TASK => Work through the data below and give the number of lines holding the word "seeds", without any other text.

LISTED ENTRIES =>

int mtmp_attn_fwd(int dtype, const void* q, const void* k, const void* v, void* o, const void* res, void* o_res,
                  float* lse, const int32_t* kv_len, const float* key_norms, int B, int N, int H, int ld_qkv, int ld_o,
                  float scale, void* stream);
int mtmp_attn_fwd_grouped(int dtype, int n, const void* const* q, const void* const* k, const void* const* v, void* const* o,
                          const void* const* res, void* const* o_res, float* const* lse, const int32_t* const* kv_len,
                          const int32_t* const* row_start, const float* const* key_norms, const int* N, const int* ld_qkv,
                          const int* ld_o, int B, int H, float scale, void* stream);
int mtmp_attn_bwd_grouped(int dtype, int n, const void* const* q, const void* const* k, const void* const* v,
                          const void* const* o, const void* const* d_o, const float* const* lse, const int32_t* const* kv_len,
                          const int32_t* const* row_start, void* const* dq, void* const* dk, void* const* dv,
                          float* const* delta_ws, const int* N, const int* ld_qkv, const int* ld_o, const int* ld_do,
                          const int* ld_dqkv, int B, int H, float scale, void* stream);
// ... 125 lines not shown
                             void* stream);
int mtmp_ln_gemm_signs_grouped(int dtype, int n, const void* const* x, const float* const* gamma, const float* const* beta,
                               const void* const* w, const float* const* bias, void* const* y, void* const* xn, float* const* stats,
                               void* const* signs, const int* M, int N, const int* ldx, float eps, float drop_p,
                               const unsigned* seeds, const unsigned* seed_dev, const int32_t* const* rows_live, void* stream);
int mtmp_gemm_nt_grouped(int dtype, int n, const void* const* a, const void* const* w, const float* const* bias,
                         const void* const* res, void* const* y, const int* M, int N, int K, const int* lda, const int* ldy,
                         const int* ldr, int act, float drop_p, const unsigned* seeds, const unsigned* seed_dev,
                         const int32_t* const* rows_live, void* stream);
int mtmp_gemm_nt_signs_drop_grouped(int dtype, int n, const void* const* a, const void* const* w, void* const* y, const int* M, int N,
                                    const int* lda, const void* const* signs, float gate_scale, float drop_p, const unsigned* seeds,
                                    const unsigned* seed_dev, void* const* a_out, const int32_t* const* rows_live, void* stream);
int mtmp_gemm_lnbwd_grouped(int dtype, int n, const void* const* dy, const void* const* wt, const void* const* z, const int* ldz,
                            const float* const* stats, const float* const* gamma, const void* const* d_res, const int* ldr,
                            void* const* dz, float* const* ws, const int* M, int K, const int* ldy, float eps,
                            const int32_t* const* rows_live, void* stream);
int mtmp_gemm_tn_group_plan(int n, const int* M, int N, int K, int* splits_out);
int mtmp_gemm_tn_grouped(int dtype, int n, const void* const* dy, const void* const* x, float* const* ws, const int* M, int N, int K,
                         const int* ldy, const int* ldx, const int* splits, const int32_t* const* rows_live, void* stream);

int mtmp_gemm_tn_slab_rows(int dtype, int M, int N, int K);
int mtmp_gemm_lnbwd_slab_rows(int M);
int mtmp_reduce_batch(const float* const* slab, const int* rows, const long long* cols, float* const* out_a, const long long* split,
                      float* const* out_b, int n, void* stream);

int mtmp_stream_input_slab_rows(int rows);
int mtmp_stream_input_bwd_partials(int dtype, const void* dz, const void* x, const float* cls, const float* gamma, const float* stats,
                                   void* dx, float* ws, int B, int N, int nb, float p, unsigned seed, const unsigned* seed_dev,
                                   const int32_t* row_start, const int32_t* kv_len, void* stream);
int mtmp_stream_input_bwd_grouped(int dtype, int n, const void* const* dz, const void* const* x, const float* const* cls,
                                  const float* const* gamma, const float* const* stats, void* const* dx, float* ws, const int* B,
                                  const int* N, const int* nb, const float* p, const unsigned* seed, const unsigned* seed_dev,
                                  const int32_t* const* row_start, const int32_t* const* kv_len, const void* const* add,
                                  const int* add_L, void* stream);
int mtmp_stream_input_fwd_add(int dtype, const void* x, const float* cls, const float* gamma, const float* beta, const float* pe,
                              const float* bott, void* out, float* stats, int B, int N, int nb, float eps, float p, unsigned seed,
                              const unsigned* seed_dev, const int32_t* row_start, const int32_t* kv_len, const void* add,
                              int add_L, void* stream);
int mtmp_token_sums(int dtype, int n, const void* const* dx, void* const* out, const int* rows, const int* L, void* stream);
int mtmp_tie_bwd_slab_rows(int n);
int mtmp_tie_time_embed_bwd_partials(int dtype, const float* events, int n, const float* time_events, int n_time, int n_time_a,
                                     const float* params, const void* d_out, const void* d_time_a, const void* d_time_b, float* ws,
                                     void* stream);
int mtmp_reduce_scatter(const float* const* src, const int* rows, const long long* ld, const long long* cols, float* const* out, int n,
                        void* stream);

int mtmp_publish_scalar(const float* value, unsigned* pair, void* stream);

int mtmp_copy_batch(const void* const* src, void* const* dst, const long long* bytes, const int* round16, int n, void* stream);

int mtmp_transpose_batch(int elem_bytes, const void* const* src, void* const* dst, const int* rows, const int* cols, int n,
                         void* stream);

int mtmp_stream_lengths(const long long* len_v, const long long* len_i, const long long* len_t, int* out, int B, int n_bott,
                        int txt_idx, void* stream);
int mtmp_image_slots(const long long* pattern, int present_below, int32_t* out, int B, int hw0, void* stream);
int mtmp_swin_stem_fwd_live(int dtype, const float* img, const float* w, const float* bias, const float* ln_w, const float* ln_b,
                            void* out, int n_img, int H, int W, const int32_t* order, const int32_t* rows_live, void* stream);
int mtmp_layernorm_rows_live(int dtype, const void* x, const float* w, const float* b, void* y, long long rows, int C, float eps,
                             int merge, int H, int W, const int32_t* rows_live, void* stream);
int mtmp_swin_ln_linear_live(int dtype, const void* x, const float* ln_w, const float* ln_b, const void* w, const float* bias,
                             void* y, long long M, int C, int N, float eps, const int32_t* rows_live, void* stream);
int mtmp_swin_mlp_live(int dtype, const void* x, const float* ln_w, const float* ln_b, const void* w1, const float* b1,
                       const void* w2, const float* b2, const float* row_scale, int rows_per_scale, void* y, long long M, int C,
                       float eps, const int32_t* rows_live, void* stream);
int mtmp_swin_window_attn_live(int dtype, const void* qkv, const void* table, void* out, int n_img, int H, int W, int C, int heads,
                               int shift, float scale, const int32_t* rows_live, void* stream);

ANSWER => 3